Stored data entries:
--- START ---

@@ -192,18 +246,32 @@
       }
     };
     if (fuse && !split) {
+      const bool rq = sizeof(D) == 8 && ws->blk_last_s > 0 && ks_blk_rotq_ok(ws->blk_last_k, ws->blk_last_s, ws->rot_cin, k, s);
       ProfScope ps(cx, KSP_ROTATE, nb8 * (ws->rot_cin + s + ws->rot_rr));
-      nb1 = launch_blk<D>(ws, 2, k, s, true);
+      nb1 = launch_blk<D>(ws, rq ? 3 : 2, k, s, true);
+      ws->blk_def = false;
       ws->rot_fused_count++;
     } else {
       ProfScope ps(cx, KSP_DOTS, nb8 * (k + s));
       nb1 = launch_blk<D>(ws, 0, k, s, fuse);
     }
     fin(1, nb1);
+    const bool last = &s == &sizes.back();
+    const bool defer = last && fuse && !split && blk_defer_pick<D>(ws, k, s, ndefl);
     {
-      ProfScope ps(cx, KSP_FUSED, nb8 * (k + 2 * s));
-      nb2 = launch_blk<D>(ws, 1, k, s, fuse);
-    }
+      ProfScope ps(cx, KSP_FUSED, nb8 * (k + s) + (defer ? nb8 : nb8 * s));
+      nb2 = launch_blk<D>(ws, 1, k, s, fuse, defer ? s - 1 : 0);
+    }
+    if (defer) {
+      KS_HIP(hipMemcpyAsync(ws->blk_def_coef, bs->coefp, (size_t)k * s * sizeof(D), hipMemcpyDeviceToDevice, s_));
+      KS_HIP(hipMemcpyAsync(static_cast<D*>(ws->blk_def_coef) + (size_t)ksd::kBlkKMax * ksd::kBlkSMax, bs->r1inv, (size_t)s * s * sizeof(D), hipMemcpyDeviceToDevice, s_));
+      ws->blk_def = true;
+      ws->blk_def_k = k; ws->blk_def_s = s;
+      ws->blk_def_z = ws->zscratch;
+      std::swap(ws->zscratch, ws->zscratch_alt);
+      ws->blk_def_count++;
+    }
+    if (last) { ws->blk_last_k = k; ws->blk_last_s = k + s - 1 == ws->maxdim ? s : 0; }
     fin(2, nb2);
     k += s;
     first = 0;
diff --git a/arnoldimethod.jl_amd/csrc/ks_block_inst.hip b/arnoldimethod.jl_amd/csrc/ks_block_inst.hip
--- a/arnoldimethod.jl_amd/csrc/ks_block_inst.hip
+++ b/arnoldimethod.jl_amd/csrc/ks_block_inst.hip
@@ -146,7 +146,7 @@
     const double* zb = a.zsrc ? static_cast<const double*>(a.zsrc) : Vr + (int64_t)a.k * ldr;
     kern<<<nb, 512, smem, a.stream>>>(Vr, ldr, a.k, zb, a.zsrc ? a.ldz * RV : ldr, a.s, ring, static_cast<const double*>(a.coefp), a.k,
                                      static_cast<const double*>(a.r1inv), static_cast<double*>(a.partial), a.pnb,
-                                     static_cast<const ksd::DevState*>(a.st), dbg, static_cast<const double*>(a.zeros));
+                                     static_cast<const ksd::DevState*>(a.st), dbg, static_cast<const double*>(a.zeros), a.st_lo);
   }
   return nb;
 }
@@ -195,6 +195,45 @@
 #undef KS_ROT_HAS
   return nt != 0;
 }
+#if KS_BLK_PART == 1
+#define KS_ROTQ_SHAPES(X) X(6, 5, 6, 5) X(3, 3, 3, 3)
+template <int NGS, int NTQ, int NTK, int NT> int go_rotq(const BlkLaunchArgs& a) {
+  using C = ksd::BlkRotQ<NGS, NTQ, NTK, NT>;
+  static_assert(C::lds_bytes(2) <= 160 * 1024, "fused rotation of a deferred block: two slabs per wave do not fit the LDS");
+  int ring = mfma_ring_env();
+  while (ring > 2 && C::lds_bytes(ring) > 160 * 1024) --ring;
+  const size_t smem = C::lds_bytes(ring);
+  if (ring < 2) throw std::runtime_error("block kernels: slab ring of the fused rotation does not fit the LDS");
+  const int nb = cap(a, a.num_cu, 64, 8);
+  auto kern = ksd::k_brotq_mfma<NGS, NTQ, NTK, NT>;
+  static bool attr = false;
+  if (!attr) {
+    hipcheck(hipFuncSetAttribute(reinterpret_cast<const void*>(kern), hipFuncAttributeMaxDynamicSharedMemorySize, 160 * 1024), "dynamic LDS size");
+    attr = true;
+  }
+  kern<<<nb, 512, smem, a.stream>>>(static_cast<double*>(a.V), a.ld, a.kq, a.sq, static_cast<const double*>(a.qz), static_cast<const double*>(a.qcoefp),
+                                   static_cast<const double*>(a.qr1inv), a.cin, static_cast<const double*>(a.rotm), a.out0, a.k,
+                                   static_cast<const double*>(a.zsrc), a.ld, a.s, ring, static_cast<double*>(a.partial), a.pnb,
+                                   a.dbg | (a.nt ? 64 : 0), static_cast<const double*>(a.zeros));
+  return nb;
+}
+inline bool rotq_shape(int kq, int sq, int cin, int k, int s, int ntq_, int& ngs, int& ntq, int& ntk, int& nt) {
+  ngs = (kq + 3) / 4; ntq = ntq_; ntk = (k + 3) / 4; nt = (s + 3) / 4;
+  if (kq < 1 || sq < 1 || cin != kq + sq || k < 1 || ntq == 0) return false;
+#define KS_ROTQ_HAS(A, B, C_, D_) if (ngs == A && ntq == B && ntk == C_ && nt == D_) return true;
+  KS_ROTQ_SHAPES(KS_ROTQ_HAS)
+#undef KS_ROTQ_HAS
+  return false;
+}
+inline int go_rotq_by_shape(const BlkLaunchArgs& a, int ntq_) {
+  int ngs, ntq, ntk, nt;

--- END ---

[Problem] Make a precise copy of the records in their entirety.

[Completed task]
@@ -192,18 +246,32 @@
       }
     };
     if (fuse && !split) {
+      const bool rq = sizeof(D) == 8 && ws->blk_last_s > 0 && ks_blk_rotq_ok(ws->blk_last_k, ws->blk_last_s, ws->rot_cin, k, s);
       ProfScope ps(cx, KSP_ROTATE, nb8 * (ws->rot_cin + s + ws->rot_rr));
-      nb1 = launch_blk<D>(ws, 2, k, s, true);
+      nb1 = launch_blk<D>(ws, rq ? 3 : 2, k, s, true);
+      ws->blk_def = false;
       ws->rot_fused_count++;
     } else {
       ProfScope ps(cx, KSP_DOTS, nb8 * (k + s));
       nb1 = launch_blk<D>(ws, 0, k, s, fuse);
     }
     fin(1, nb1);
+    const bool last = &s == &sizes.back();
+    const bool defer = last && fuse && !split && blk_defer_pick<D>(ws, k, s, ndefl);
     {
-      ProfScope ps(cx, KSP_FUSED, nb8 * (k + 2 * s));
-      nb2 = launch_blk<D>(ws, 1, k, s, fuse);
-    }
+      ProfScope ps(cx, KSP_FUSED, nb8 * (k + s) + (defer ? nb8 : nb8 * s));
+      nb2 = launch_blk<D>(ws, 1, k, s, fuse, defer ? s - 1 : 0);
+    }
+    if (defer) {
+      KS_HIP(hipMemcpyAsync(ws->blk_def_coef, bs->coefp, (size_t)k * s * sizeof(D), hipMemcpyDeviceToDevice, s_));
+      KS_HIP(hipMemcpyAsync(static_cast<D*>(ws->blk_def_coef) + (size_t)ksd::kBlkKMax * ksd::kBlkSMax, bs->r1inv, (size_t)s * s * sizeof(D), hipMemcpyDeviceToDevice, s_));
+      ws->blk_def = true;
+      ws->blk_def_k = k; ws->blk_def_s = s;
+      ws->blk_def_z = ws->zscratch;
+      std::swap(ws->zscratch, ws->zscratch_alt);
+      ws->blk_def_count++;
+    }
+    if (last) { ws->blk_last_k = k; ws->blk_last_s = k + s - 1 == ws->maxdim ? s : 0; }
     fin(2, nb2);
     k += s;
     first = 0;
diff --git a/arnoldimethod.jl_amd/csrc/ks_block_inst.hip b/arnoldimethod.jl_amd/csrc/ks_block_inst.hip
--- a/arnoldimethod.jl_amd/csrc/ks_block_inst.hip
+++ b/arnoldimethod.jl_amd/csrc/ks_block_inst.hip
@@ -146,7 +146,7 @@
     const double* zb = a.zsrc ? static_cast<const double*>(a.zsrc) : Vr + (int64_t)a.k * ldr;
     kern<<<nb, 512, smem, a.stream>>>(Vr, ldr, a.k, zb, a.zsrc ? a.ldz * RV : ldr, a.s, ring, static_cast<const double*>(a.coefp), a.k,
                                      static_cast<const double*>(a.r1inv), static_cast<double*>(a.partial), a.pnb,
-                                     static_cast<const ksd::DevState*>(a.st), dbg, static_cast<const double*>(a.zeros));
+                                     static_cast<const ksd::DevState*>(a.st), dbg, static_cast<const double*>(a.zeros), a.st_lo);
   }
   return nb;
 }
@@ -195,6 +195,45 @@
 #undef KS_ROT_HAS
   return nt != 0;
 }
+#if KS_BLK_PART == 1
+#define KS_ROTQ_SHAPES(X) X(6, 5, 6, 5) X(3, 3, 3, 3)
+template <int NGS, int NTQ, int NTK, int NT> int go_rotq(const BlkLaunchArgs& a) {
+  using C = ksd::BlkRotQ<NGS, NTQ, NTK, NT>;
+  static_assert(C::lds_bytes(2) <= 160 * 1024, "fused rotation of a deferred block: two slabs per wave do not fit the LDS");
+  int ring = mfma_ring_env();
+  while (ring > 2 && C::lds_bytes(ring) > 160 * 1024) --ring;
+  const size_t smem = C::lds_bytes(ring);
+  if (ring < 2) throw std::runtime_error("block kernels: slab ring of the fused rotation does not fit the LDS");
+  const int nb = cap(a, a.num_cu, 64, 8);
+  auto kern = ksd::k_brotq_mfma<NGS, NTQ, NTK, NT>;
+  static bool attr = false;
+  if (!attr) {
+    hipcheck(hipFuncSetAttribute(reinterpret_cast<const void*>(kern), hipFuncAttributeMaxDynamicSharedMemorySize, 160 * 1024), "dynamic LDS size");
+    attr = true;
+  }
+  kern<<<nb, 512, smem, a.stream>>>(static_cast<double*>(a.V), a.ld, a.kq, a.sq, static_cast<const double*>(a.qz), static_cast<const double*>(a.qcoefp),
+                                   static_cast<const double*>(a.qr1inv), a.cin, static_cast<const double*>(a.rotm), a.out0, a.k,
+                                   static_cast<const double*>(a.zsrc), a.ld, a.s, ring, static_cast<double*>(a.partial), a.pnb,
+                                   a.dbg | (a.nt ? 64 : 0), static_cast<const double*>(a.zeros));
+  return nb;
+}
+inline bool rotq_shape(int kq, int sq, int cin, int k, int s, int ntq_, int& ngs, int& ntq, int& ntk, int& nt) {
+  ngs = (kq + 3) / 4; ntq = ntq_; ntk = (k + 3) / 4; nt = (s + 3) / 4;
+  if (kq < 1 || sq < 1 || cin != kq + sq || k < 1 || ntq == 0) return false;
+#define KS_ROTQ_HAS(A, B, C_, D_) if (ngs == A && ntq == B && ntk == C_ && nt == D_) return true;
+  KS_ROTQ_SHAPES(KS_ROTQ_HAS)
+#undef KS_ROTQ_HAS
+  return false;
+}
+inline int go_rotq_by_shape(const BlkLaunchArgs& a, int ntq_) {
+  int ngs, ntq, ntk, nt;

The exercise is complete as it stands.